Easily incorporated into any plastic, textile, paper, paint and coating during manufacture, Biomaster becomes an integral part of the finished product making it more hygienic, whilst providing effective, lasting antimicrobial protection. It can’t leach out or be washed off and being inorganic, bacteria cannot develop resistance.

Worldwide regulations require the registration of biocides, correct labeling of products and allowed marketing claims. All of which need the correct data and support to back them up. Addmaster offer its partners full technical and regulatory support guiding them through the regulatory process giving them the peace of mind they can be compliant globally.

Infection Control has a part to play in all aspects of healthcare services and as users of the system we should be grateful for its development.  The same should be said for the development of antimicrobial surfaces.
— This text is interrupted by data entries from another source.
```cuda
// ... 103 lines not shown
                    const double cpp = model(tiles, nstage * npass, stage_bytes, c.mh * 128, c.bn, sp1, true);
                    if (cpp < best_pp) { best_pp = cpp; pp_mh = c.mh; pp_bn = c.bn; }
                }
                if (c.bn == 128 && has_resid && sp <= 1) continue;
                if (cost < best) { best = cost; mh = c.mh; bn = c.bn; split = sp; }
            }
            if (!shape_forced && pp_bn && (pp_force || (pp_auto && best_pp < best))) { mh = pp_mh; bn = pp_bn; split = 1; pp = 1; }
        }
        if (const char* e = getenv("SR3_TALL_BN")) { int v = atoi(e); if ((v == 32 || v == 64 || v == 128) && cout % v == 0) { bn = v; split = 16; } }
        if (const char* e = getenv("SR3_TALL_MH")) { int v = atoi(e); if (v == 1 || v == 2) { mh = v; split = 16; } }
        if (mh == 2 && bn == 32) bn = 64;
        if (shape_forced) pp = (pp_force && gemm_pingpong_ok(bn, mh)) ? 1 : 0;
        if (pp) split = 1;
        d.mh = mh; d.block_n = bn; d.ksplit_max = split; d.pingpong = pp;
        geom(mh, d.h_box, d.b_box);
        d.a_box_w = 8; d.a_box_b = d.b_box;
        if (mh == 2 && d.b_box == 1) { d.a_box_h = 34; d.a_half_off = 16 * 1024; }
        else if (mh == 2) { d.a_box_h = 18; d.a_half_off = 18 * 1024; }
        else { d.a_box_h = 18; d.a_half_off = 0; }
    } else {
        d.tall = 0; d.mh = 1;
        pick_image_box(OW, OH, d.w_box, d.h_box, d.b_box);
        d.block_n = pick_block_n(cout);
        const long long mt = (long long)(OW / d.w_box) * ((OH + d.h_box - 1) / d.h_box) * ((Bt + d.b_box - 1) / d.b_box) * nz;
        if (getenv("SR3_BLOCK_N") == nullptr && cout % 32 == 0) {
            const int nstage = (((int)d.slabs.size() + 2) / 3) * npass;
            double best = 1e300, best_pp = 1e300;
            int pp_bn = 0;
            for (int bn = 128; bn >= 32; bn >>= 1) {
                if (cout % bn != 0) continue;
                int sp = 1;
                const long long tiles = mt * (cout / bn);
                const double cost = model(tiles, nstage, 3ll * (16384 + bn * 128), 128, bn, sp);
                if (gemm_pingpong_ok(bn, 1) && gemm_smem_bytes(bn, 3 * 16384, 3, 2, has_resid, nstage / npass) <= SMEM_LIMIT) {
                    int sp1 = 1;
                    const double cpp = model(tiles, nstage, 3ll * (16384 + bn * 128), 128, bn, sp1, true);
                    if (cpp < best_pp) { best_pp = cpp; pp_bn = bn; }
                }
                if (bn == 128 && sp > 1) continue;
                if (cost < best) { best = cost; d.block_n = bn; d.ksplit_max = sp; }
            }
            if (pp_bn && (pp_force || (pp_auto && best_pp < best))) { d.block_n = pp_bn; d.ksplit_max = 1; d.pingpong = 1; }
        } else if (pp_force && gemm_pingpong_ok(d.block_n, 1)) {
            d.pingpong = 1;
        }
    }
    if (d.pingpong) d.ksplit_max = 1;
    if (const char* e = getenv("SR3_KSPLIT")) d.ksplit_max = atoi(e);
    d.tiles_w = OW / d.w_box; d.tiles_h = (OH + d.h_box - 1) / d.h_box; d.tiles_b = (Bt + d.b_box - 1) / d.b_box;
}

void pick_image_box(int W, int H, int& w_box, int& h_box, int& b_box) {
    w_box = W < 16 ? W : 16;
    h_box = 128 / w_box;
    if (h_box > H) h_box = H;
    if (w_box * h_box < 32) h_box = 32 / w_box;
    b_box = 128 / (w_box * h_box);
}

int pick_block_n(int cout) {
    if (const char* e = getenv("SR3_BLOCK_N")) { int v = atoi(e); if (v == 32 || v == 64 || v == 128 || v == 256) if (cout % v == 0) return v; }
    if (cout % 128 == 0) return 128;
    if (cout % 64 == 0) return 64;
    return 16;
}

void add_conv_slabs(std::vector<KSlab>& slabs, int a_sel, int cin, int ksize, int stride, int b_col0, int row = 0) {
// ... 2034 lines not shown
```

image-super-resolution-via-iterative-refinement_b200/csrc/gemm_wgmma.cuh:

```cuda
#pragma once
#include <cuda.h>
#include <type_traits>
#include "ptx.cuh"

namespace sr3 {

struct OutSpec {
    long long sZ, sB, sH, sW, off;
};

struct StepCtl {
    int t_cur;
    int t_next;
    int nl_from_table;
    int out_mode;
    int use_noise_buf;
    int write_mean;
    int clip;
    int update_state;
    unsigned long long seed;
    unsigned long long sample_offset;
};

struct PostParams {
// ... 18 lines not shown
struct StageDesc {
    int ntaps;
    int a_multi;
    int a_sel;
    int pad0;
    StageTap tap[3];
    int pad1, pad2;
};

struct GemmParams {
    CUtensorMap a_map[2];
    CUtensorMap b_map;
    CUtensorMap out_map;
    CUtensorMap res_map;
    const StageDesc* ktab;
    int num_k;
    int a_stage_bytes;
    int a_box_bytes;
    int a_half_off;
    int b_taps;
    int tiles_w, tiles_h, tiles_b;
    int n_tiles, nz;
    int tma_epi;
    int epi_c4_is_z;
    int ksplit;
    float* ws;
    unsigned int* counters;
    const void* pf_ptr;
    long long pf_bytes;
    int w_box, h_box, b_box;
    int w_shift, h_shift;
    int a_zstep, b_zrows;
    int stages;
    int mode;
    int OW, OH, OB, n_valid;
    float scale;
    const float* bias;
    const float* bias2;
    int bias2_stride;
    const float* resid;
    OutSpec rs;
    float* out_f32;
    OutSpec os;
    __nv_bfloat16* out_bf16;
    OutSpec hs;
    __nv_bfloat16* out_t;
    int t_col0, t_rows, t_ld, t_per;
    double* stats;
    int stats_C, stats_coff;
    const StepCtl* ctl;
    PostParams post;
    int z_phase;
    long long z_off_hi, z_off_lo;
    int passes, lo_b_col, lo_a_chan[2];
    long long lo_out_off, lo_t_off;
};

constexpr int GEMM_THREADS = 288;
constexpr int GEMM_EPI_WARPS = 8;
constexpr int GEMM_PRODUCER_WARP = 8;
constexpr int GEMM_MAX_STAGES = 8;
__host__ __device__ constexpr int gemm_epi_warp_bytes(bool resid) { return resid ? 12288 : 4096; }
__host__ __device__ constexpr int gemm_epi_bytes(bool resid) { return GEMM_EPI_WARPS * gemm_epi_warp_bytes(resid); }
constexpr int GEMM_MAX_K = 160;
constexpr int GEMM_HDR_BYTES = 2048;
__host__ __device__ constexpr bool gemm_single_wg(int block_n, int mh) { return mh == 1 && block_n <= 32; }
__host__ __device__ constexpr bool gemm_pingpong_ok(int block_n, int mh) { return (mh == 2 && block_n == 64) || (mh == 1 && (block_n == 64 || block_n == 128)); }
constexpr int GEMM_ORDER_BAR = 2;
__host__ __device__ constexpr int gemm_stage_readers(int block_n, int mh, bool pp) { return (pp || gemm_single_wg(block_n, mh)) ? 1 : 2; }
__host__ __device__ constexpr int gemm_aux_bytes(int num_k) {
    return GEMM_HDR_BYTES + ((num_k * 96 + 127) / 128) * 128  + GEMM_EPI_WARPS * 2 * 32 * 4 ;
}

__host__ __device__ constexpr int gemm_stage_bytes(int block_n, int a_stage_bytes, int b_taps) { return a_stage_bytes + b_taps * block_n * 128; }
__host__ __device__ constexpr int gemm_smem_bytes(int block_n, int a_stage_bytes, int b_taps, int stages, bool resid, int num_k) {
    return stages * gemm_stage_bytes(block_n, a_stage_bytes, b_taps) + gemm_epi_bytes(resid) + 1024  + gemm_aux_bytes(num_k);
}

__device__ __forceinline__ void philox4x32_10(uint32_t (&c)[4], uint32_t k0, uint32_t k1) {
#pragma unroll
    for (int r = 0; r < 10; ++r) {
        const uint32_t hi0 = __umulhi(0xD2511F53u, c[0]), lo0 = 0xD2511F53u * c[0];
        const uint32_t hi1 = __umulhi(0xCD9E8D57u, c[2]), lo1 = 0xCD9E8D57u * c[2];
        const uint32_t n0 = hi1 ^ c[1] ^ k0, n1 = lo1, n2 = hi0 ^ c[3] ^ k1, n3 = lo0;
        c[0] = n0; c[1] = n1; c[2] = n2; c[3] = n3;
        k0 += 0x9E3779B9u; k1 += 0xBB67AE85u;
    }
}
__device__ __forceinline__ void box_muller(uint32_t a, uint32_t b, float& z0, float& z1) {
    const float u1 = (static_cast<float>(a) + 1.0f) * 2.3283064365386963e-10f;
    const float u2 = static_cast<float>(b) * 2.3283064365386963e-10f;
    const float r = sqrtf(-2.0f * logf(u1));
    float s, c;
    sincospif(2.0f * u2, &s, &c);
    z0 = r * c; z1 = r * s;
}

__device__ __forceinline__ double stats_quantize(double v) { return rint(v * 1048576.0) * (1.0 / 1048576.0); }

__device__ __forceinline__ float warp_column_sums(float (&v)[32]) {
    const uint32_t lane = lane_id();
#pragma unroll
    for (int half = 16; half >= 1; half >>= 1) {
        const bool up = (lane & half) != 0;
#pragma unroll
        for (int j = 0; j < half; ++j) {
            const float keep = up ? v[j + half] : v[j];
            const float send = up ? v[j] : v[j + half];
            v[j] = keep + __shfl_xor_sync(0xffffffffu, send, half);
// ... 23 lines not shown
    if (t > 0) {
        if (ctl.use_noise_buf) {
            for (int c = 0; c < q.C; ++c) z[c] = q.noise_buf[(static_cast<long long>(img) * q.C + c) * plane + pix];
        } else {
            uint32_t ctr[4] = {static_cast<uint32_t>(pix), static_cast<uint32_t>(ctl.sample_offset + img), static_cast<uint32_t>(t),
                               static_cast<uint32_t>((ctl.sample_offset + img) >> 32)};
            philox4x32_10(ctr, static_cast<uint32_t>(ctl.seed), static_cast<uint32_t>(ctl.seed >> 32));
            box_muller(ctr[0], ctr[1], z[0], z[1]);
            box_muller(ctr[2], ctr[3], z[2], z[3]);
        }
    }
    for (int c = 0; c < q.C; ++c) {
        const long long idx = (static_cast<long long>(img) * q.C + c) * plane + pix;
        const float xt = q.x_state[idx];
        float x0 = __fsub_rn(__fmul_rn(c1, xt), __fmul_rn(c2, eps[c]));
        if (ctl.clip) x0 = fminf(fmaxf(x0, -1.0f), 1.0f);
        const float mean = __fadd_rn(__fmul_rn(pc1, x0), __fmul_rn(pc2, xt));
        if (ctl.write_mean) q.mean_out[idx] = mean;
        const float xn = __fadd_rn(mean, __fmul_rn(z[c], sigma));
        if (ctl.update_state) {
            q.x_state[idx] = xn;
            __nv_bfloat16* ib = q.in_buf + (static_cast<long long>(img) * plane + pix) * q.in_C + q.in_coff + c;
            const __nv_bfloat16 hi = __float2bfloat16_rn(xn);
            *ib = hi;
            if (q.in_lo_off) ib[q.in_lo_off] = __float2bfloat16_rn(xn - __bfloat162float(hi));
        }
    }
}
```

The key to the growth of this sector is the professional development of antimicrobial products, with quality active ingredients and approved, dependable regulations, giving customers products they are confident in.

In the last 10 years, the importance of infection control has come to the forefront and if healthcare infection is going to be reduced, an effective and motivated infection control team is key.

Looking to the future their enthusiasm and desire needs to be harnessed along with a two-way conversation with industry highlighting technological developments and how they can be effectively implemented into infection control protocol. Antimicrobial plastics, textiles, paper, paint and coatings alone won’t stop the spread of infectious diseases within hospitals, but can certainly be a hugely important ally in the fight.

*Please note that Addmaster was acquired by the Polygiene Group AB in January 2021, so all news articles prior to that date will still be branded as Addmaster.